The user has the option of applying many different algorithms to the data set that would in theory produce a representation of the information used to make observation easier. It is difficult to identify which of the options would provide the best output for the experiment. The best approach is to independently apply a mixture of the available choices and see what yields something close to the desired results. The Classify tab is where the user selects the classifier choices.

Choices of using four different test mode scenarios on the data set are: 1. Use training set 2. Supplied training set 3. Cross validation 4. Split percentage

There is the option of applying any or all of the modes to produce results that can be compared by the user.

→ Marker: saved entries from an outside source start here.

template <int kRing, int kAblate, int kDepth, int K>
__device__ __forceinline__ bool consume_step_owner(Consumer<true>& c) {
    constexpr uint32_t kStep = kChunkBytes;
    static_assert(kRing == 0, "8-byte OWNER chunks");
    const uint32_t s = c.base + K;
    while (s == c.end) {
        if (kAblate & 256) {
            const uint64_t t0 = __builtin_readcyclecounter();
            owner_end_of_unit(c);
// ... 210 lines not shown

template <bool kFloat, int kRing, int kDepth, bool kOwner = false>
__device__ __forceinline__ void consumer_begin(Consumer<kFloat>& c, const uint8_t* stream, UnitTable unit, uint32_t U, uint32_t wave,
                                               uint32_t lane, const uint32_t* xs, uint32_t ring, typename Rows<kFloat>::acc_t* ys, uint32_t nrows,
                                               uint32_t total, uint32_t first_end) {
    static_assert(kDepth <= kMaxDepth, "the ring lives in a0..a31");
    constexpr bool kDelta = ring_is_delta(kRing), kPacked = ring_format(kRing) == 4, k24 = ring_format(kRing) == 2;
    constexpr uint32_t kStride = kPacked ? kRecordBytes24 : kDelta ? kRecordBytes : kOwner ? kChunkBytes : k24 ? kWaveStrideBytes24 : kWaveStrideBytes;
    c.stream = scalar_pointer(stream);
    c.unit = unit; c.U = U; c.wave = wave; c.lane = lane; c.ring = ring; c.nrows = nrows;
    c.lane_off = lane * Ring<kRing>::kLaneBytes;
    c.last = total ? total - 1 : 0;
    c.xs = xs; c.xb = xs; c.ys = ys;
    c.end = first_end;
    c.next_end = U > 1 ? unit[1].end_step[wave] : first_end;
    c.lane_row = kOwner ? nrows + wave : nrows;
    c.spare = nrows + wave;
    prime_ring<kRing>(c.stream, c.last, kStride, c.lane_off, std::make_integer_sequence<int, kDepth>());
}

template <bool kFloat, int kRing, int kAblate, int kDepth, bool kDense, bool kOwner = false>
__device__ __forceinline__ void consumer_run(Consumer<kFloat>& c) {
    __builtin_amdgcn_s_waitcnt(0x0f70);
    if (kAblate & 64) { c.u = c.U - 1; c.end = c.last + 1; }
    const uint64_t t_begin = (kOwner && (kAblate & 256)) ? __builtin_readcyclecounter() : 0;
    for (;; c.base += kDepth) {
        if constexpr (kOwner) {
            if (!consume_round_owner<kRing, kAblate, kDepth>(c, std::make_integer_sequence<int, kDepth>())) break;
        } else {
            if (!consume_round<kFloat, kRing, kAblate, kDepth, kDense>(c, std::make_integer_sequence<int, kDepth>())) break;
        }
    }
    asm volatile("s_waitcnt vmcnt(0)" ::: "memory", HS_RING_AGPRS);
    if (kOwner && (kAblate & 256) && c.lane == 0 && g_owner_profile) {
        uint64_t* p = g_owner_profile + (static_cast<size_t>(blockIdx.x) * kWavesPerWorkgroup + c.wave) * 8;
        p[0] += __builtin_readcyclecounter() - t_begin;
        p[1] += c.t_flush;
        p[2] += c.t_barrier;
        p[3] += c.U;
        p[4] += c.last + 1;
    }
}

template <bool kFloat, int kRing, int kAblate, int kDepth, bool kOwner = false>
__device__ __forceinline__ void rowblock_workgroup(const uint8_t* __restrict__ image, const Block* __restrict__ blocks,
                                                   const Unit* __restrict__ units, const uint32_t* __restrict__ x,
                                                   uint32_t* __restrict__ out, int32_t row_part_filter, uint32_t ring,
                                                   uint32_t x_base, const uint32_t* __restrict__ part_heads, const CarriedCombine& carry) {
    using acc_t = typename Rows<kFloat>::acc_t;
    extern __shared__ __attribute__((aligned(16))) uint8_t lds[];
    acc_t* ys = reinterpret_cast<acc_t*>(lds);
    uint32_t* xs = reinterpret_cast<uint32_t*>(lds + x_base);
    const uint32_t tid = threadIdx.x;
    const uint32_t lane = tid & (kWaveLanes - 1);
    const uint32_t wave = __builtin_amdgcn_readfirstlane(tid / kWaveLanes);
    const bool loader = wave >= kConsumerWaves;
    uint32_t wg = blockIdx.x;
    if ((gridDim.x & 7u) == 0) wg = (blockIdx.x & 7u) * (gridDim.x >> 3) + (blockIdx.x >> 3);

    uint32_t bi = wg;
    if (row_part_filter >= 0) {
        bi = ((const __attribute__((address_space(4))) uint32_t*)part_heads)[static_cast<uint32_t>(row_part_filter) * gridDim.x + wg];
        if (bi == kNoBlock) return;
    }
    bool first_block = true;
    uint32_t block_no = 0;
    for (uint32_t next = 0;; bi = next, ++block_no) {
        const BlockTable blk = (BlockTable)(blocks + bi);
        next = (row_part_filter >= 0 && blk->next_part > static_cast<uint32_t>(row_part_filter)) ? 0u : blk->next;
        const uint32_t nrows = blk->nrows, out0 = blk->out_offset;
        const UnitTable unit = (UnitTable)(units + blk->unit_begin);
        const uint32_t U = blk->unit_end - blk->unit_begin;

        if (!first_block) __syncthreads();
        first_block = false;
        timeline_stamp<kAblate>(block_no, wave, lane, 0);
        Consumer<kFloat> c;
        if (!loader && U > 0) {
            if constexpr (kRing == 3)
                consumer_begin_owner24<kFloat, kDepth>(c, image + blk->wave_offset[wave], unit, U, wave, lane, xs, ring, ys, nrows, blk->total_steps[wave], blk->first_end[wave]);
            else
                consumer_begin<kFloat, kRing, kDepth, kOwner>(c, image + blk->wave_offset[wave], unit, U, wave, lane, xs, ring, ys, nrows, blk->total_steps[wave],
                                                               blk->first_end[wave]);
            if constexpr (ring_format(kRing) == 4) c.value_shift = blk->value_shift;
        }
        if (carry.partial && block_no == 0) carried_combine<kFloat, kThreads>(carry, blockIdx.x, gridDim.x, tid);
        if (kOwner) {
            if (!(kAblate & 16)) for (uint32_t i = tid; i < nrows + kConsumerWaves; i += kThreads) reinterpret_cast<float*>(ys)[i] = 0.0f;
        } else
        if (!(kAblate & 16)) for (uint32_t i = tid; i <= nrows; i += kThreads) ys[i] = 0;
        if (U > 0 && !(kAblate & 16)) fill_x<kSubTileCols / 4 / kThreads, kThreads>(xs, x, blk->first_col0, blk->first_ncols, tid);
        __syncthreads();
        timeline_stamp<kAblate>(block_no, wave, lane, 1);

        if (U > 0) {
            if (loader) {
                const uint32_t lw = wave - kConsumerWaves;
                __builtin_amdgcn_s_setprio(3);
                uint32_t fill_slot = 1 == ring ? 0 : 1;
                uint32_t col0_next = U > 1 ? unit[1].col0 : 0, ncols_next = U > 1 ? unit[1].ncols : 8;
                uint32_t col0_after = U > 2 ? unit[2].col0 : col0_next, ncols_after = U > 2 ? unit[2].ncols : ncols_next;
                auto refill = [&](uint32_t v) {
                    const uint32_t col0 = col0_next, ncols = ncols_next;
                    if (kOwner) {
                        col0_next = col0_after;
                        ncols_next = ncols_after;
                        const uint32_t ahead = min(v + 2, U - 1);
                        col0_after = unit[ahead].col0;
                        ncols_after = unit[ahead].ncols;
                    } else {
                        const uint32_t ahead = min(v + 1, U - 1);
                        col0_next = unit[ahead].col0;
                        ncols_next = unit[ahead].ncols;
                    }
                    if (!(kAblate & 4)) dma_fill_x(xs + fill_slot * kSubTileCols, x, col0, ncols, lw, lane);
                    fill_slot = fill_slot + 1 == ring ? 0 : fill_slot + 1;
                };
                uint32_t issued = 1;
                while (issued < U && issued < ring - 1) refill(issued++);
                uint64_t t_wait = 0, t_bar = 0, t_issue = 0;
                const uint64_t t_begin = (kOwner && (kAblate & 256)) ? __builtin_readcyclecounter() : 0;
                for (uint32_t u = 0; u < U; ++u) {
                    const uint64_t ti = (kOwner && (kAblate & 256)) ? __builtin_readcyclecounter() : 0;
                    if (issued < U) refill(issued++);
                    if (kOwner && (kAblate & 256)) t_issue += __builtin_readcyclecounter() - ti;
                    const uint32_t younger = issued - min(issued, u + 2);
                    const uint64_t t0 = (kOwner && (kAblate & 256)) ? __builtin_readcyclecounter() : 0;
                    if (younger >= 2) dma_wait<2>(); else if (younger == 1) dma_wait<1>(); else dma_wait<0>();
                    const uint64_t t1 = (kOwner && (kAblate & 256)) ? __builtin_readcyclecounter() : 0;
                    if (!(kAblate & 8)) __builtin_amdgcn_s_barrier();
                    if (kOwner && (kAblate & 256)) { const uint64_t t2 = __builtin_readcyclecounter(); t_wait += t1 - t0; t_bar += t2 - t1; }
                }
                if (kOwner && (kAblate & 256) && lane == 0 && g_owner_profile) {
                    uint64_t* p = g_owner_profile + (static_cast<size_t>(blockIdx.x) * kWavesPerWorkgroup + wave) * 8;
                    p[0] += __builtin_readcyclecounter() - t_begin;
                    p[1] += t_wait;
                    p[2] += t_bar;
                    p[3] += U;
                    p[4] += t_issue;
                }
            } else {
                if constexpr (kRing == 3) consumer_run_owner24<kFloat, kAblate, kDepth>(c);
                else if constexpr (kOwner) consumer_run<kFloat, kRing, kAblate, kDepth, false, true>(c);
                else if (blk->flags & kBlockDenseRows) consumer_run<kFloat, kRing, kAblate, kDepth, true>(c);
                else consumer_run<kFloat, kRing, kAblate, kDepth, false>(c);
            }
        }
        timeline_stamp<kAblate>(block_no, wave, lane, 2);
        if (kOwner) {
            if (!loader) {
                const float flushed = reinterpret_cast<volatile float*>(ys)[nrows + wave];
                asm volatile("" ::"v"(flushed));
            }
            __syncthreads();
            timeline_stamp<kAblate>(block_no, wave, lane, 3);
            if (!(kAblate & 32)) for (uint32_t i = tid; i < nrows; i += kThreads) out[out0 + i] = reinterpret_cast<uint32_t*>(ys)[i];
            timeline_stamp<kAblate>(block_no, wave, lane, 4);
            if (!next) break;
            continue;
        }
        if constexpr (ring_format(kRing) == 4) {
            const uint32_t n_out = blk->outlier_count;
            if (!loader && n_out) {
                const Outlier* list = reinterpret_cast<const Outlier*>(image + ((static_cast<uint64_t>(blk->outlier_hi) << 32) | blk->outlier_lo));
                for (uint32_t i = tid; i < n_out; i += kConsumerWaves * kWaveLanes) {
                    const Outlier o = list[i];
                    Rows<kFloat>::add(ys, o.row, Rows<kFloat>::product(o.value, x[o.col]));
                }
            }
        }
        if (!loader) {
            const acc_t flushed = atomicAdd(ys + nrows, static_cast<acc_t>(0));
            asm volatile("" ::"v"(flushed));
        }
        __syncthreads();
        timeline_stamp<kAblate>(block_no, wave, lane, 3);
        if (!(kAblate & 32)) for (uint32_t i = tid; i < nrows; i += kThreads) out[out0 + i] = Rows<kFloat>::finish(ys[i]);
        timeline_stamp<kAblate>(block_no, wave, lane, 4);
        if (!next) break;
    }
}

template <bool kFloat, int kRing, int kAblate, int kDepth, bool kOwner = false>
__global__ __launch_bounds__(kThreads) void spmv_rowblock_kernel(const uint8_t* __restrict__ image, const Block* __restrict__ blocks,
                                                                  const Unit* __restrict__ units, const uint32_t* __restrict__ x,
                                                                  uint32_t* __restrict__ out, int32_t row_part_filter, uint32_t ring,
                                                                  uint32_t x_base, const uint32_t* __restrict__ part_heads, CarriedCombine carry) {
    static_assert(!(kRing & 8), "DELTA with 24-bit value fields is spmv_rowblock_kernel_delta24");
    rowblock_workgroup<kFloat, kRing, kAblate, kDepth, kOwner>(image, blocks, units, x, out, row_part_filter, ring, x_base, part_heads, carry);
}

template <bool kRes, int kAblate>
__global__ __launch_bounds__(kThreads) void spmv_rowblock_kernel_delta24(const uint8_t* __restrict__ image, const Block* __restrict__ blocks,
                                                                 const Unit* __restrict__ units, const uint32_t* __restrict__ x,
                                                                 uint32_t* __restrict__ out, int32_t row_part_filter, uint32_t ring,
                                                                 uint32_t x_base, const uint32_t* __restrict__ part_heads, CarriedCombine carry) {
    rowblock_workgroup<false, kRes ? 12 : 8, kAblate, 8>(image, blocks, units, x, out, row_part_filter, ring, x_base, part_heads, carry);
}

template <bool kFloat>
__device__ __forceinline__ uint32_t feedback_word(uint32_t y, uint32_t scale, uint32_t shift) {
    if (kFloat) {
        const float p = __uint_as_float(scale) * __uint_as_float(y);
        return __float_as_uint(p + __uint_as_float(shift));
    }
    const uint64_t s = static_cast<uint64_t>(q8_24_mul(scale, y)) + shift;
    return s > 0xffffffffull ? 0xffffffffu : static_cast<uint32_t>(s);
}

template <bool kFloat, int kSlices>
__global__ __launch_bounds__(256) void combine_slices_kernel(const uint32_t* __restrict__ partial, uint32_t* __restrict__ y,
                                                             uint32_t num_rows, uint32_t row_lo, uint32_t row_hi,
                                                             uint32_t* __restrict__ x_fb, uint32_t n_fb, uint32_t scale, uint32_t shift) {
    const uint32_t r = row_lo + (blockIdx.x * blockDim.x + threadIdx.x) * 4u;
    if (r >= row_hi) return;
    uint4 p[kSlices];
#pragma unroll
    for (int k = 0; k < kSlices; ++k) p[k] = *reinterpret_cast<const uint4*>(partial + static_cast<size_t>(k) * num_rows + r);
    uint32_t word[4];
    if (kFloat) {
        float s[4] = {0.0f, 0.0f, 0.0f, 0.0f};
#pragma unroll
        for (int k = 0; k < kSlices; ++k) {
            s[0] += __uint_as_float(p[k].x); s[1] += __uint_as_float(p[k].y); s[2] += __uint_as_float(p[k].z); s[3] += __uint_as_float(p[k].w);
        }
        for (int j = 0; j < 4; ++j) word[j] = __float_as_uint(s[j]);
    } else {
        uint64_t s[4] = {0, 0, 0, 0};
#pragma unroll
        for (int k = 0; k < kSlices; ++k) {
            s[0] += p[k].x; s[1] += p[k].y; s[2] += p[k].z; s[3] += p[k].w;
        }
        for (int j = 0; j < 4; ++j) word[j] = s[j] > 0xffffffffull ? 0xffffffffu : static_cast<uint32_t>(s[j]);
    }
    *reinterpret_cast<uint4*>(y + r) = make_uint4(word[0], word[1], word[2], word[3]);
    if (x_fb && r < n_fb)
        *reinterpret_cast<uint4*>(x_fb + r) = make_uint4(feedback_word<kFloat>(word[0], scale, shift), feedback_word<kFloat>(word[1], scale, shift),
                                                         feedback_word<kFloat>(word[2], scale, shift), feedback_word<kFloat>(word[3], scale, shift));
}
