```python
class _ConvGeneric(torch.autograd.Function):

    @staticmethod
    @torch.amp.custom_fwd(device_type="cuda", cast_inputs=torch.bfloat16)
    def forward(ctx, x: torch.Tensor, weight: torch.Tensor, stride: int,
                pad: int):
        e = require_ext()
        n, cin, h, w = x.shape
        cout, _, kh, kw = weight.shape
        xc = x.contiguous(memory_format=torch.channels_last)
        x2d = _rows(xc)
        w4 = weight.contiguous(memory_format=torch.channels_last) \
            .permute(0, 2, 3, 1)
        if cin < 8:
            x2d = torch.nn.functional.pad(x2d, (0, 8 - cin))
            w4 = torch.nn.functional.pad(w4, (0, 8 - cin))
            cin_k = 8
        else:
            cin_k = cin
        k = kh * kw * cin_k
        kpad = (k + 31) // 32 * 32
        w2 = w4.reshape(cout, k)
        if kpad != k:
            w2 = torch.nn.functional.pad(w2, (0, kpad - k))
        y2d = e.conv_generic_fwd(x2d, n, h, w, kh, kw, stride, pad, w2)
        ctx.save_for_backward(x2d, weight)
        ctx.meta = (n, cin, h, w, kh, kw, stride, pad, cout, k, cin_k)
        ho = (h + 2 * pad - kh) // stride + 1
        wo = (w + 2 * pad - kw) // stride + 1
        return y2d.view(n, ho, wo, cout).permute(0, 3, 1, 2)

    @staticmethod
    @torch.amp.custom_bwd(device_type="cuda")
    def backward(ctx, grad_y: torch.Tensor):
        e = require_ext()
        x2d, weight = ctx.saved_tensors
        n, cin, h, w, kh, kw, stride, pad, cout, k, cin_k = ctx.meta
        gy2d = _rows(grad_y.contiguous(memory_format=torch.channels_last)) \
            .to(torch.bfloat16)
        dx = None
        if ctx.needs_input_grad[0]:
            k2 = kh * kw * cout
            k2p = (k2 + 31) // 32 * 32
            w2p = weight.to(torch.bfloat16).permute(1, 2, 3, 0) \
                .reshape(cin, k2)
            if k2p != k2:
                w2p = torch.nn.functional.pad(w2p, (0, k2p - k2))
            dx2d = e.conv_generic_dgrad(gy2d, w2p.contiguous(), n, h, w,
                                        kh, kw, stride, pad)
            dx = dx2d.view(n, h, w, cin).permute(0, 3, 1, 2)
        if _wgrad2_enabled() and cout % 8 == 0:
            dwp = e.tn2_wgrad(gy2d, x2d, kh * kw, n, h, w, stride, 2,
                              kh, kw, pad)
            dw = dwp.view(cout, kh * kw, cin_k)[:, :, :cin] \
                .view(cout, kh, kw, cin).permute(0, 3, 1, 2) \
                .contiguous(memory_format=torch.channels_last)
        else:
            dw2 = e.conv_generic_wgrad(gy2d, x2d, n, h, w, kh, kw, stride,
                                       pad)
            dw = dw2[:, :k].view(cout, kh * kw, cin_k)[:, :, :cin] \
                .reshape(cout, kh, kw, cin).permute(0, 3, 1, 2) \
                .contiguous(memory_format=torch.channels_last)
        return dx, dw, None, None


def conv_stem_mfma(x: torch.Tensor, weight: torch.Tensor, stride: int,
                   pad: int) -> torch.Tensor:
    return _ConvGeneric.apply(x, weight, stride, pad)


def _conv1x1_env_default() -> str:
    return os.environ.get("AMDTRAIN_CONV1X1", "custom")


class AmdConv2d(nn.Conv2d):

    def forward(self, x: torch.Tensor) -> torch.Tensor:
        bf16_ok = (x.dtype == torch.bfloat16
                   or torch.is_autocast_enabled("cuda"))
        if (x.is_cuda and bf16_ok and ext_available()
                and self.bias is None and self.dilation == (1, 1)
                and self.groups > 1):
            if (self.kernel_size == (3, 3) and self.padding == (1, 1)
                    and self.stride[0] in (1, 2)
                    and self.in_channels % 32 == 0
                    and self.out_channels % 16 == 0
                    and self.in_channels % self.groups == 0
                    and os.environ.get("AMDTRAIN_CONV3X3G", "custom")
                    == "custom"):
                return conv3x3_grouped_mfma(x, self.weight, self.stride[0],
                                            self.groups)
            return super().forward(x)
        if (x.is_cuda and bf16_ok and ext_available()
                and self.bias is None and self.groups == 1
                and self.dilation == (1, 1)):
            ch_ok = (self.in_channels % 32 == 0
                     and self.out_channels % 16 == 0)
            if (ch_ok and self.kernel_size == (1, 1)
                    and self.padding == (0, 0)
                    and _conv1x1_env_default() == "custom"):
                return conv1x1_mfma(x, self.weight, self.stride[0])
            if (ch_ok and self.kernel_size == (3, 3)
                    and self.padding == (1, 1)
                    and self.stride[0] in (1, 2)
                    and os.environ.get("AMDTRAIN_CONV3X3", "custom")
                    == "custom"):
                return conv3x3_mfma(x, self.weight, self.stride[0])
            if (self.out_channels % 16 == 0
                    and self.stride[0] == self.stride[1]
                    and self.padding[0] == self.padding[1]
                    and os.environ.get("AMDTRAIN_CONVSTEM", "custom")
                    == "custom"):
                return conv_stem_mfma(x, self.weight, self.stride[0],
                                      self.padding[0])
        return super().forward(x)
```

amdtrain/ops/csrc/batchnorm.hip:

```cpp
#include "common.h"

namespace {

template <typename T>
struct BNDualSide {
  const T* x = nullptr;
  const float* mean = nullptr;
  const float* invstd = nullptr;
  float* out = nullptr;
};
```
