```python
_SIGNATURES = {
    "sapcu_abi_version": (c_int, []),
    "sapcu_last_error": (c_char_p, []),
# ... 64 lines not shown
_FD_TRAIN_SIGNATURES = {
    "sapcu_fd_neuron_step_forward": (c_int, [c_void_p, c_int64, c_int, c_int] + [c_void_p] * 6 + [c_void_p] * 3 + [c_void_p] + [c_void_p] * 5 +
                                     [c_void_p]),
    "sapcu_fd_neuron_step_workspace_bytes": (c_int64, [c_int64, c_int]),
    "sapcu_fd_neuron_step_backward": (c_int, [c_void_p, c_void_p, c_int64, c_int, c_int] + [c_void_p] * 4 + [c_void_p] * 3 + [c_void_p] * 5 +
                                      [c_void_p, c_int64, c_void_p]),
    "sapcu_fd_edge_feature_forward": (c_int, [c_void_p, c_int, c_void_p, c_int64, c_int, c_int, c_int, c_int, c_void_p, c_void_p, c_void_p]),
    "sapcu_fd_edge_feature_backward": (c_int, [c_void_p, c_void_p, c_int64, c_int, c_int, c_int, c_int, c_void_p, c_int, c_void_p, c_void_p]),
    "sapcu_fd_bn_stats_workspace_bytes": (c_int64, [c_int64, c_int]),
    "sapcu_fd_bn_stats": (c_int, [c_void_p, c_int64, c_int, c_float, c_void_p, c_void_p, c_void_p, c_void_p, c_int64, c_void_p]),
    "sapcu_fd_bn_lrelu_max_forward": (c_int, [c_void_p, c_int64, c_int, c_int] + [c_void_p] * 4 + [c_void_p, c_void_p, c_void_p]),
    "sapcu_fd_bn_lrelu_max_backward": (c_int, [c_void_p, c_void_p, c_void_p, c_int64, c_int, c_int] + [c_void_p] * 4 + [c_void_p, c_void_p]),
}
FD_TRAIN_EXPORTS = tuple(_FD_TRAIN_SIGNATURES)

_FD_EDGECONV_SIGNATURES = {
    "sapcu_fd_edgeconv_stats_workspace_bytes": (c_int64, [c_int64, c_int, c_int, c_int]),
    "sapcu_fd_edgeconv_stats": (c_int, [c_void_p, c_void_p, c_int64, c_int, c_int, c_int, c_float] + [c_void_p] * 4 + [c_void_p, c_int64, c_void_p]),
    "sapcu_fd_edgeconv_max_forward": (c_int, [c_void_p, c_void_p, c_int64, c_int, c_int, c_int] + [c_void_p] * 4 + [c_void_p, c_void_p, c_void_p]),
    "sapcu_fd_edgeconv_backward_workspace_bytes": (c_int64, [c_int64, c_int, c_int, c_int]),
    "sapcu_fd_edgeconv_backward": (c_int, [c_void_p] * 4 + [c_int64, c_int, c_int, c_int] + [c_void_p] * 4 + [c_void_p] * 4 +
                                   [c_void_p, c_int64, c_void_p]),
}
FD_EDGECONV_EXPORTS = tuple(_FD_EDGECONV_SIGNATURES)

_TRAIN_STEP_SIGNATURES = {
    "sapcu_multi_select": (c_int, [c_void_p, c_void_p, c_void_p, c_void_p, c_int, c_int, c_void_p]),
}
TRAIN_STEP_EXPORTS = tuple(_TRAIN_STEP_SIGNATURES)

_METRICS_SIGNATURES = {
    "sapcu_nn_cross_workspace_bytes": (c_int64, [c_int64, c_int64]),
    "sapcu_nn_cross_grid_f64": (c_int, [c_void_p, c_int64, c_void_p, c_int64, c_double, c_void_p, c_void_p, c_void_p, c_int64,
                                        POINTER(c_int64), c_void_p]),
}
METRICS_EXPORTS = tuple(_METRICS_SIGNATURES)

_DATA_SIGNATURES = {
    "sapcu_train_patches_workspace_bytes": (c_int64, [c_int64]),
    "sapcu_train_patches_f32": (c_int, [c_void_p, c_int64, c_int, c_void_p, c_int, c_void_p, c_void_p, c_int64, c_void_p, c_void_p, c_void_p,
                                        c_void_p, c_int, c_int] + [c_void_p] * 7 + [c_void_p, c_int64, c_void_p]),
}
DATA_EXPORTS = tuple(_DATA_SIGNATURES)

_MESH_SIGNATURES = {
    "sapcu_point_mesh_workspace_bytes": (c_int64, [c_int64, c_int64, c_int64]),
    "sapcu_point_mesh_f64": (c_int, [c_void_p, c_int64, c_void_p, c_int64, c_void_p, c_int64, c_double, c_void_p, c_void_p, c_void_p,
                                     c_void_p, c_int64, POINTER(c_int64), c_void_p]),
}
MESH_EXPORTS = tuple(_MESH_SIGNATURES)

_INTERNAL_SIGNATURES = {
    "sapcu_internal_fold_affine_host": (c_int, [c_void_p, c_void_p, c_void_p, c_void_p, c_int, c_int, c_void_p, c_void_p]),
    "sapcu_internal_point_mesh_tuned": (c_int, [c_void_p, c_int64, c_void_p, c_int64, c_void_p, c_int64, c_double, c_double, c_int, c_int, c_void_p,
                                                c_void_p, c_void_p, c_void_p, c_int64, POINTER(c_int64), c_void_p]),
}
_lib = None


def load(path=None):
    global _lib
    if _lib is not None and path is None:
        return _lib
    p = path or LIB_PATH
    if not os.path.exists(p):
        raise SapcuLibraryError(
            "HIP library not built: %s is missing. Run `make -C %s` (needs hipcc, gfx950). "
            "There is no CPU fallback." % (p, os.path.dirname(p)))
    try:
        lib = ctypes.CDLL(p)
    except OSError as e:
        raise SapcuLibraryError("cannot load %s: %s" % (p, e)) from e
    for name, (res, args) in list(_SIGNATURES.items()) + list(_SEEDS_SIGNATURES.items()) + list(_FD_TRAIN_SIGNATURES.items()) + \
            list(_FD_EDGECONV_SIGNATURES.items()) + list(_TRAIN_STEP_SIGNATURES.items()) + list(_METRICS_SIGNATURES.items()) + \
            list(_DATA_SIGNATURES.items()) + list(_MESH_SIGNATURES.items()) + list(_INTERNAL_SIGNATURES.items()):
        try:
            fn = getattr(lib, name)
        except AttributeError as e:
            raise SapcuLibraryError("%s does not export %s" % (p, name)) from e
        fn.restype = res
        fn.argtypes = args
    if lib.sapcu_abi_version() != ABI_VERSION:
        raise SapcuLibraryError("ABI version mismatch: library %d, binding %d" % (lib.sapcu_abi_version(), ABI_VERSION))
    if path is None:
        _lib = lib
    return lib


def check(rc):
    if rc != 0:
        text = load().sapcu_last_error()
        raise SapcuError(int(rc), text.decode("utf-8", "replace") if text else "")


def ptr(t):
    return None if t is None else c_void_p(t.data_ptr())


def current_stream():
    import torch
    return c_void_p(torch.cuda.current_stream().cuda_stream)
```

c-users-sayakdutta-self-supervised-arbitrary-scale-point-cloud-upsampling-via-snn_amd/csrc/common.h:

```cpp
#pragma once
#include <hip/hip_runtime.h>
#include <stdint.h>
#include <stdio.h>
#include <string.h>
#include "../../include/sapcu.h"

namespace sapcu {

void set_error(const char* fmt, ...);
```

Additionally inside the test options toolbox there is a dropdown menu so the user can select various items to apply that depending on the choice can provide output options such as saving the results to file or specifying the random seed value to be applied for the classification.

Cluster The Cluster tab opens the process that is used to identify commonalties or clusters of occurrences within the data set and produce information for the user to analyze. There are a few options within the cluster window that are similar to those described in the classifier tab. They are use training set, supplied test set, percentage split. The fourth option is classes to cluster evaluation, which compares how well the data compares with a pre-assigned class within the data. While in cluster mode users have the option of ignoring some of the attributes from the data set. This can be useful if there are specific attributes causing the results to be out of range or for large data sets.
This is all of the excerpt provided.